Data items
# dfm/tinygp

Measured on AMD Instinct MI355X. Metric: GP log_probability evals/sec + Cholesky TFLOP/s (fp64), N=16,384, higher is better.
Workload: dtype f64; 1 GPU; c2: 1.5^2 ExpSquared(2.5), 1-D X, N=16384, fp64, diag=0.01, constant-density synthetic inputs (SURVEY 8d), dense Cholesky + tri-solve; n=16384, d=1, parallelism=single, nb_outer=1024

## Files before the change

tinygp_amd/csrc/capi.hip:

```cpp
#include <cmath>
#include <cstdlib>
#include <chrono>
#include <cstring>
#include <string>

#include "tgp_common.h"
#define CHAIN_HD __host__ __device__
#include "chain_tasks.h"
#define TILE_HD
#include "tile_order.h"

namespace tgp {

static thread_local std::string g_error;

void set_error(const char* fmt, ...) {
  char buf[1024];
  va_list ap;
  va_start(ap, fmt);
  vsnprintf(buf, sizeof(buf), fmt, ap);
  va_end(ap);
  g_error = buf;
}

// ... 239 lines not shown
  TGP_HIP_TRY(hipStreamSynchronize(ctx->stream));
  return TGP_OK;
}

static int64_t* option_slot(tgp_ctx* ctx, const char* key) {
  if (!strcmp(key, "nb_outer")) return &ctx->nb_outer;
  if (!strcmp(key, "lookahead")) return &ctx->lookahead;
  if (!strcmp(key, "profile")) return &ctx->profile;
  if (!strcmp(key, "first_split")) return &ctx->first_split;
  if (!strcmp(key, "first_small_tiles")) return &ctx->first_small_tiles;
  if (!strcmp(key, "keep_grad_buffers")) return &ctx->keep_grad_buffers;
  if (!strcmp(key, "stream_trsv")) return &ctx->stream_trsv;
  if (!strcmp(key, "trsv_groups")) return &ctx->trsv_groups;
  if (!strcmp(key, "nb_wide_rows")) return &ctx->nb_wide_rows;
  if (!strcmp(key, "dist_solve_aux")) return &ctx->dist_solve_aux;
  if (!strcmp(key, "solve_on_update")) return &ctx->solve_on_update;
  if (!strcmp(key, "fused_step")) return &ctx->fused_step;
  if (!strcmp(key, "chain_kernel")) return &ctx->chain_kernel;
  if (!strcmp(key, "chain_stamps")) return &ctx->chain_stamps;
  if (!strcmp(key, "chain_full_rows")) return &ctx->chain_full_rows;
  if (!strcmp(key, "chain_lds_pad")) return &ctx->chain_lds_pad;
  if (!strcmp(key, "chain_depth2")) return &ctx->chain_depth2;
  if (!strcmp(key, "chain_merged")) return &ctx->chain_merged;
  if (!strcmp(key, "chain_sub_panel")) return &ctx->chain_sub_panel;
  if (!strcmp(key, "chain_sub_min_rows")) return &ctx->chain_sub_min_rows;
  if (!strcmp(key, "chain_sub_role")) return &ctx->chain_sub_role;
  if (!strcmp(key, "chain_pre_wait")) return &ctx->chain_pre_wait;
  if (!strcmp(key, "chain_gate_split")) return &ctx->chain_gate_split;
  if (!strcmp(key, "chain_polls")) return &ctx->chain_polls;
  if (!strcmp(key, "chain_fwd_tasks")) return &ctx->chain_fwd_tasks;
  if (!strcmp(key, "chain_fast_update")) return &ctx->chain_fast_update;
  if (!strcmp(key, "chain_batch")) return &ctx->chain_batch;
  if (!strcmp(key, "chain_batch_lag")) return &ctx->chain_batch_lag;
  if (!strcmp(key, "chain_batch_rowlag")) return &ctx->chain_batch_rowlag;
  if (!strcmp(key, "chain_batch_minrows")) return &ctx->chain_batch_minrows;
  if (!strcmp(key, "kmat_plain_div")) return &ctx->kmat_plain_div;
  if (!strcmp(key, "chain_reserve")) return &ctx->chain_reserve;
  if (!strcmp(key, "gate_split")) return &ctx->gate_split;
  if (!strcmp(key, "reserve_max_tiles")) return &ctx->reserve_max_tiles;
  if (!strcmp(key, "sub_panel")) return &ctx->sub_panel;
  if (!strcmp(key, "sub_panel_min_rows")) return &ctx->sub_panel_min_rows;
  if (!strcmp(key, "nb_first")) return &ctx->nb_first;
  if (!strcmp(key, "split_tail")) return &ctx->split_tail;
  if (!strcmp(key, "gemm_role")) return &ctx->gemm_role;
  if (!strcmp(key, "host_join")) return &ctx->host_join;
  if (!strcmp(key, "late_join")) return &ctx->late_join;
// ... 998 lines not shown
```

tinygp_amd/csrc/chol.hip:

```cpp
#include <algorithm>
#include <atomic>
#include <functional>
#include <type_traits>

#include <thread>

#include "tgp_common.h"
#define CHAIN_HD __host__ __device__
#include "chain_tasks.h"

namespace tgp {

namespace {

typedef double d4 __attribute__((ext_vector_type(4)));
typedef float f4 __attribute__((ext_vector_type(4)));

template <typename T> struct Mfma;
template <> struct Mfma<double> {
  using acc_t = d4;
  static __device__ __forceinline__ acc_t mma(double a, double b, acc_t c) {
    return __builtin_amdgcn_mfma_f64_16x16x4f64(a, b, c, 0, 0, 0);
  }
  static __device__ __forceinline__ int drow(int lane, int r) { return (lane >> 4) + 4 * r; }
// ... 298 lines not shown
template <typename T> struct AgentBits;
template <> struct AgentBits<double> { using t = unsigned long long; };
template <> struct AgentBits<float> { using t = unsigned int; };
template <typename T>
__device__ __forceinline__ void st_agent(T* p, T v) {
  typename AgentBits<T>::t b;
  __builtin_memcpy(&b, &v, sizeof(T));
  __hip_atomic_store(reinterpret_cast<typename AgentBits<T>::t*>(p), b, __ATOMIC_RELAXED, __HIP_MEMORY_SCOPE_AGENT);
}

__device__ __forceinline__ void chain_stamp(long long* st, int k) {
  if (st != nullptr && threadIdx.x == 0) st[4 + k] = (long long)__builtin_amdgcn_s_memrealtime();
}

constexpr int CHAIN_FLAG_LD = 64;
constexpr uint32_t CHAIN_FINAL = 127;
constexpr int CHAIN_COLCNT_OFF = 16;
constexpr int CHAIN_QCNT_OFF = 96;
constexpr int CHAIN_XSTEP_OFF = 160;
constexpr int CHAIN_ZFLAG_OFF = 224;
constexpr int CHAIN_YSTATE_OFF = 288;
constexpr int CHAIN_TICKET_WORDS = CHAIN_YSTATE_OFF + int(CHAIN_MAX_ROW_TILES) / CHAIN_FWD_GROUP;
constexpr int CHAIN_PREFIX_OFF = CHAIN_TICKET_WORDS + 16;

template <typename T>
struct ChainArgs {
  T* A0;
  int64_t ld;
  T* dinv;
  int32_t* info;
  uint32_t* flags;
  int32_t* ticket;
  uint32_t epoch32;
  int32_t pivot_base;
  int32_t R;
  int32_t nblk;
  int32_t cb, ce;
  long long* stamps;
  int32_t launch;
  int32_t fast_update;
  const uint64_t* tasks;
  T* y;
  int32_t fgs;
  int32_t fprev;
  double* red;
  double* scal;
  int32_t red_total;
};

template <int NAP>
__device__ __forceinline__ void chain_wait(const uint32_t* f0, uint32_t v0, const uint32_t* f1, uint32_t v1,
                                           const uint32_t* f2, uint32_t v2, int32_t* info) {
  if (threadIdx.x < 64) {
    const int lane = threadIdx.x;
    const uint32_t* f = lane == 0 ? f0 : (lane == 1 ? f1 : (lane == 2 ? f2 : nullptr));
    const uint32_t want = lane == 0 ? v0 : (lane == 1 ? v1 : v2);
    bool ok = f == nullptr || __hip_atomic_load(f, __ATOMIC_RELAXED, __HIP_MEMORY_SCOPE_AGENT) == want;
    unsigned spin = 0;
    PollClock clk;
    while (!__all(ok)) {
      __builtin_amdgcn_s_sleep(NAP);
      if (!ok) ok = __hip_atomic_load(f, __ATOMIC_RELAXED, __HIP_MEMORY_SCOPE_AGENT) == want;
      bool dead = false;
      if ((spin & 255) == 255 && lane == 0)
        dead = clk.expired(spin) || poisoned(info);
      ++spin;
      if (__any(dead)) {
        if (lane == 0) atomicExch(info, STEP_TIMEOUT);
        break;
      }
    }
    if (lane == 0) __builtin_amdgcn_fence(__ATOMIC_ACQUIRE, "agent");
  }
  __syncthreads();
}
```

* * *

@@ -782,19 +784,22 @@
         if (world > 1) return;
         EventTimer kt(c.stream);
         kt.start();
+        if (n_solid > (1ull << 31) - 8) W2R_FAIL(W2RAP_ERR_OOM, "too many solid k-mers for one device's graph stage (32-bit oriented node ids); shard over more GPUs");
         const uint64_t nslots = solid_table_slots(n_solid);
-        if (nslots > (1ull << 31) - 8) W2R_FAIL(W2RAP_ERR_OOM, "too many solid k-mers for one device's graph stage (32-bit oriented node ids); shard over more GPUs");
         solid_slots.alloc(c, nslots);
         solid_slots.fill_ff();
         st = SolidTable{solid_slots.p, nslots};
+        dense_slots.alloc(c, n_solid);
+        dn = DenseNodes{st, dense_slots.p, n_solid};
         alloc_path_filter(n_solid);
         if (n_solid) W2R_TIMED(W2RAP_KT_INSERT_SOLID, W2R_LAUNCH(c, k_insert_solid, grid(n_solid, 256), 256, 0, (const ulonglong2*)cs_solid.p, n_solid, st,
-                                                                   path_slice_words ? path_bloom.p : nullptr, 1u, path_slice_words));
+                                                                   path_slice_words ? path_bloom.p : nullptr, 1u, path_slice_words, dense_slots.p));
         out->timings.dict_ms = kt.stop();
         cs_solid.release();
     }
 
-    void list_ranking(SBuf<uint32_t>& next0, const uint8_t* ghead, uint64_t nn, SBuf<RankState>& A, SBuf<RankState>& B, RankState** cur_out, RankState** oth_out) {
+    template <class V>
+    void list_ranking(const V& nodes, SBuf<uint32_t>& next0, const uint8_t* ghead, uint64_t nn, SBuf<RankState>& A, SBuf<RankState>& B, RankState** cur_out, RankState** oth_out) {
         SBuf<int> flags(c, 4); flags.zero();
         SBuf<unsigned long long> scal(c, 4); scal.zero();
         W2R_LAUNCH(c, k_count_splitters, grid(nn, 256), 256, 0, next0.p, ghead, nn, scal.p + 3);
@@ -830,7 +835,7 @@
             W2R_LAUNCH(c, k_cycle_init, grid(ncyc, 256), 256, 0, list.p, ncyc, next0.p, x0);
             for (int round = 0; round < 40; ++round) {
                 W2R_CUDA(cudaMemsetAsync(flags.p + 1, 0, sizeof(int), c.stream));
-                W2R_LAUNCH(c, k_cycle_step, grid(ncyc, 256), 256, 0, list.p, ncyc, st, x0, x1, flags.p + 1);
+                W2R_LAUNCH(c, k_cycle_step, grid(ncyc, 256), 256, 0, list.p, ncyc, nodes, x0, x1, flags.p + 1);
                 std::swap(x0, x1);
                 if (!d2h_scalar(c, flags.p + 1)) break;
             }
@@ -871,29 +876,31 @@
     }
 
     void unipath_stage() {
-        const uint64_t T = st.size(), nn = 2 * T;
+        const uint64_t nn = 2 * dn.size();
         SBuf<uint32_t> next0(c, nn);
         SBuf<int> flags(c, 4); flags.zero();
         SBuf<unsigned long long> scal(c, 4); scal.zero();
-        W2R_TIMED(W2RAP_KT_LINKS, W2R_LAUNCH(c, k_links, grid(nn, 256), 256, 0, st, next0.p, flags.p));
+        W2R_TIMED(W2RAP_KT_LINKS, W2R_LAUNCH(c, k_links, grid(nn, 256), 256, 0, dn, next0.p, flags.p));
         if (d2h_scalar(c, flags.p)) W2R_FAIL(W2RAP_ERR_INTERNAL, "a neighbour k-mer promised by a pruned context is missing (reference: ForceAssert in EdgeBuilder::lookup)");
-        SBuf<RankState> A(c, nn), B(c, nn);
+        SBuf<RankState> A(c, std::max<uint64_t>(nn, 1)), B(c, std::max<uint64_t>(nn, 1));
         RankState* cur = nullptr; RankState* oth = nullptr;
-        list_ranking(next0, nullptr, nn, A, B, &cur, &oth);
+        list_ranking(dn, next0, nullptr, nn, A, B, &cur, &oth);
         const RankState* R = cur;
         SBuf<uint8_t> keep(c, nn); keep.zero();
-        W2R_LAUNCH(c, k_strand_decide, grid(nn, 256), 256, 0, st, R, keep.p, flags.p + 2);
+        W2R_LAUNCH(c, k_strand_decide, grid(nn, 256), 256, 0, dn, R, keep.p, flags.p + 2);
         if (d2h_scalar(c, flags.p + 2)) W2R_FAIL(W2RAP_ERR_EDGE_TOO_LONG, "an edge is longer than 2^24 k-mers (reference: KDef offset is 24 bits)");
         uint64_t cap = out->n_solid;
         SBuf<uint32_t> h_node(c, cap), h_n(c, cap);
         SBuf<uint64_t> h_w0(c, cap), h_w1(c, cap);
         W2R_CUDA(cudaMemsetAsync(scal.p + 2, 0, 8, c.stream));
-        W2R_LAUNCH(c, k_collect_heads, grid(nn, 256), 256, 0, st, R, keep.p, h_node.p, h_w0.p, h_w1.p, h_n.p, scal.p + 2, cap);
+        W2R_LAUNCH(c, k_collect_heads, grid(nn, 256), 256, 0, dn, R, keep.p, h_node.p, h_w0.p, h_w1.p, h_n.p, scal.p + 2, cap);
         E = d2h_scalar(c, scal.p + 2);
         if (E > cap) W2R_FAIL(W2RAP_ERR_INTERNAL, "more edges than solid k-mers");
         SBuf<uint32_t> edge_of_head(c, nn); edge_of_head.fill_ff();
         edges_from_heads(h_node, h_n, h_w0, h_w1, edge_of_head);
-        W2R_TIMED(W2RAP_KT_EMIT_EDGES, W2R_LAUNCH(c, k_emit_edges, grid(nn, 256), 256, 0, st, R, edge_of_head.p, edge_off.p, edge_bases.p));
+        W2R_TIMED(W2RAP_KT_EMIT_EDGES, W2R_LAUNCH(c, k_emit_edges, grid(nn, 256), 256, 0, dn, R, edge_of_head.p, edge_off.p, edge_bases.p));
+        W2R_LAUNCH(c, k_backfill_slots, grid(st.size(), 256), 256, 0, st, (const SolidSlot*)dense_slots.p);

- _WORK TO COMPLETE_
Each line above from the one with "dn, R, keep.p, flags.p + 2);" up to and including the one with "st, (const SolidSlot*)dense_slots.p);" must be set down exactly, and no line outside that span may appear.

- _TASK RESULT_
+        W2R_LAUNCH(c, k_strand_decide, grid(nn, 256), 256, 0, dn, R, keep.p, flags.p + 2);
         if (d2h_scalar(c, flags.p + 2)) W2R_FAIL(W2RAP_ERR_EDGE_TOO_LONG, "an edge is longer than 2^24 k-mers (reference: KDef offset is 24 bits)");
         uint64_t cap = out->n_solid;
         SBuf<uint32_t> h_node(c, cap), h_n(c, cap);
         SBuf<uint64_t> h_w0(c, cap), h_w1(c, cap);
         W2R_CUDA(cudaMemsetAsync(scal.p + 2, 0, 8, c.stream));
-        W2R_LAUNCH(c, k_collect_heads, grid(nn, 256), 256, 0, st, R, keep.p, h_node.p, h_w0.p, h_w1.p, h_n.p, scal.p + 2, cap);
+        W2R_LAUNCH(c, k_collect_heads, grid(nn, 256), 256, 0, dn, R, keep.p, h_node.p, h_w0.p, h_w1.p, h_n.p, scal.p + 2, cap);
         E = d2h_scalar(c, scal.p + 2);
         if (E > cap) W2R_FAIL(W2RAP_ERR_INTERNAL, "more edges than solid k-mers");
         SBuf<uint32_t> edge_of_head(c, nn); edge_of_head.fill_ff();
         edges_from_heads(h_node, h_n, h_w0, h_w1, edge_of_head);
-        W2R_TIMED(W2RAP_KT_EMIT_EDGES, W2R_LAUNCH(c, k_emit_edges, grid(nn, 256), 256, 0, st, R, edge_of_head.p, edge_off.p, edge_bases.p));
+        W2R_TIMED(W2RAP_KT_EMIT_EDGES, W2R_LAUNCH(c, k_emit_edges, grid(nn, 256), 256, 0, dn, R, edge_of_head.p, edge_off.p, edge_bases.p));
+        W2R_LAUNCH(c, k_backfill_slots, grid(st.size(), 256), 256, 0, st, (const SolidSlot*)dense_slots.p);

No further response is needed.